Learning Machine Learning

Written for some coworkers who wanted to learn deep learning

How to get started

Paper reading

How to get started

I spent some time learning classical ML first since it was most relevant for my job. You can learn deep learning first without any other ML experience/knowledge.

ML resources

I started off with a homemade ML in 10 weeks course. TL;DR, here’s the course, using content primarily from Hands-On Machine Learning with Scikit-Learn and TensorFlow and Andrew Ng’s Coursera course on ML:

- Chapter 2 End-to-End Machine Learning Project
- Chapter 3 Classification (precision/recall, multiclass)
- Text feature extraction (from sklearn docs)
- Chapter 4 Training Models (linear/logistic regression, regularization)
- Advice for Applying Machine Learning
- Chapter 5 SVMs (plus kernels)
- Chapter 6 Decision Trees (basics)
- Chapter 7 Ensemble Learning and Random Forests (xgboost, RandomForest)
-  Chapter 8 Dimensionality Reduction (PCA, t-SNE, LDA)
- Machine Learning System Design
(Google) Best Practices for ML Engineering A group of friends and I worked through this content at a cadence of one meeting every other Wednesday starting late June 2018 wrapping up at the end of 2018.

Deep learning resources

NLP resources

  • Kyunghyun Cho’s lecture notes on “Natural Language Processing with Representation Learning”: https://github.com/nyu-dl/NLP_DL_Lecture_Note/blob/master/lecture_note.pdf
  • Jacob Eisenstein’s textbook on “Natural Language Processing” (https://github.com/jacobeisenstein/gt-nlp-class/blob/master/notes/eisenstein-nlp-notes.pdf)

Brushing up on math

It’s easy to get intimated by the math in papers. I found that taking the time to relearn linear algebra and some calculus has had compounding returns!

Paper reading

Once you’ve understood common concepts, the best way to keep up to date with research and continue learning beyond courses is by reading and reimplementing papers.

How to manage papers

I recommend you track papers either through Zotero or Mendeley. I started off using Zotero but switched Mendeley to share folders/papers in groups I was in. I don’t have a strong opinion on which one is better.

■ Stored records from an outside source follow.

## Defer speculative flag check across calls and stage COO uploads through pinned buffers

Adds a deferred-settlement mechanism: the speculative refft flag check at the end of a chain run is left pending and resolved at the next API entry. When the next call repeats the same day window, the kernel transforms are issued before waiting, so host work overlaps the device tail. State COO uploads now go through double-buffered pinned staging with events instead of a blocking stream sync, and the state clear and kernel band zeroing are limited to the rows actually touched. This adds complexity and risks correctness: late flags must be recovered by rerunning days, and every entry point has to settle first.

```diff
diff --git a/include/parasitoid_hip.h b/include/parasitoid_hip.h
--- a/include/parasitoid_hip.h
+++ b/include/parasitoid_hip.h
@@ -52,6 +52,7 @@
 int ps_solver_get_option(ps_solver* s, const char* key, double* value);
 int ps_solver_kernels_direct(ps_solver* s);
 int ps_solver_pipeline(ps_solver* s);
+int ps_solver_deferred_info(ps_solver* s, int* pending, int64_t* counts);
 int ps_solver_auto_info(ps_solver* s, int* first_fold_day, int* fold_fft);
 int ps_solver_auto_route(ps_solver* s, int first, int count, int32_t* owner);
 
diff --git a/parasitoids_amd/_lib.py b/parasitoids_amd/_lib.py
--- a/parasitoids_amd/_lib.py
+++ b/parasitoids_amd/_lib.py
@@ -70,6 +70,7 @@
     'ps_fast_size': (C.c_int, [C.c_int, C.c_int]),
     'ps_solver_kernels_direct': (C.c_int, [_VP]),
     'ps_solver_pipeline': (C.c_int, [_VP]),
+    'ps_solver_deferred_info': (C.c_int, [_VP, _I32P, _I64P]),
     'ps_solver_auto_info': (C.c_int, [_VP, _I32P, _I32P]),
     'ps_solver_auto_route': (C.c_int, [_VP, C.c_int, C.c_int, _I32P]),
     'ps_record_fetch_coo': (C.c_int, [_VP, C.c_int, C.c_int, C.c_double, C.c_double, C.c_double,
diff --git a/parasitoids_amd/csrc/chain_kernels.h b/parasitoids_amd/csrc/chain_kernels.h
--- a/parasitoids_amd/csrc/chain_kernels.h
+++ b/parasitoids_amd/csrc/chain_kernels.h
@@ -10,7 +10,9 @@
     atomicAdd(&dst[(int64_t)(row[i] + roff) * ld + col[i] + coff], val[i]);
 }
 
-static __global__ void k_zero_band(double* dst, int K, int r0, int r1) {
+static __global__ void k_zero_band(double* dst, int K, const int* __restrict__ range) {
+  const int r0 = max(range[2 * blockIdx.y], 0), r1 = min(range[2 * blockIdx.y + 1], K - 1);
+  if (r1 < r0) return;
   double* base = dst + (int64_t)blockIdx.y * K * K + (int64_t)r0 * K;
   const int64_t n = (int64_t)(r1 - r0 + 1) * K;
   for (int64_t i = blockIdx.x * (int64_t)blockDim.x + threadIdx.x; i < n; i += (int64_t)gridDim.x * blockDim.x)
diff --git a/parasitoids_amd/csrc/ps_config.h b/parasitoids_amd/csrc/ps_config.h
--- a/parasitoids_amd/csrc/ps_config.h
+++ b/parasitoids_amd/csrc/ps_config.h
@@ -50,6 +50,7 @@
   X("PS_SPEC_DEPTH", spec_depth, 2, INT, R)                                                         \
   X("PS_NO_FLAG_HISTORY", no_flag_history, 0, FLAG, R)                                              \
   X("PS_NO_WINDOW_HINT", no_window_hint, 0, FLAG, R)                                                \
+  X("PS_NO_DEFER_CHECK", no_defer_check, 0, FLAG, R)                                                \
   X("PS_FIRST_WINDOW", first_window, -1, INT, R)                                                    \
   X("PS_KT_SPLIT", kt_split, -1, INT, R)                                                            \
   X("PS_NO_LAZY_KT", no_lazy_kt, 0, FLAG, R)                                                        \
diff --git a/parasitoids_amd/csrc/ps_solver.hip b/parasitoids_amd/csrc/ps_solver.hip
--- a/parasitoids_amd/csrc/ps_solver.hip
+++ b/parasitoids_amd/csrc/ps_solver.hip
@@ -172,6 +172,18 @@
   unsigned long long* hhist = nullptr;
   int hhist_n = 0, hist_first = -1, hist_count = 0;
   hipEvent_t hist_ev = nullptr;
+  struct Pending {
+    bool on = false;
+    int first = 0, count = 0;
+    int d0 = 0, w = 0, ev = 0;
+    double negval = 0, stat_scale = 0;
+    double thr = 1e-8;
+  } pend;
+  long long n_deferred = 0, n_late_flags = 0, n_staged_early = 0, n_staged_uploads = 0;
+  bool kt_early = false;
+  struct Stage { char* p = nullptr; size_t cap = 0; hipEvent_t ev = nullptr; bool busy = false; } stage[2];
+  int stage_next = 0;
+  int hsrange[2] = {1, 0};
   int rs_r2 = 0, rs_r3 = 0;
   int L1 = 0, L2 = 0;
   DevBuf<cplx> tp_lo, tp_hi;
@@ -282,6 +294,12 @@
   }
 };
 
+static int settle(ps_solver* s);
+static int enter(ps_solver* s) {
+  PS_HIP(hipSetDevice(s->device));
+  return settle(s);
+}
+
 static int row_threads(int L, bool big = false) { return L <= 1024 ? 256 : ((L <= 2560 || big) ? 512 : 1024); }
 static int row_pairs(const FftProg& P) {
   int rp = 2048 / std::max(1, P.L);
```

How to figure out what to read? Check out these sources:

  • twitter - follow 20+ practitioners/researchers you admire on twitter to find interesting papers
  • ML subreddit
  • AI/DL fb groups
  • arXiv - there’s 10-20 new papers on arXiv every day for AI/computational linguistics so you could just browse arXiv every day for the latest papers in the topics you’re most interested in
  • AI blogs

How to read a paper:

  • your objective is to figure out quickly which papers NOT to read
  • spend time in the conclusions
  • try to answer the question what is novel?
  • create a reading group! Even just one other person can already save you 50% of the time.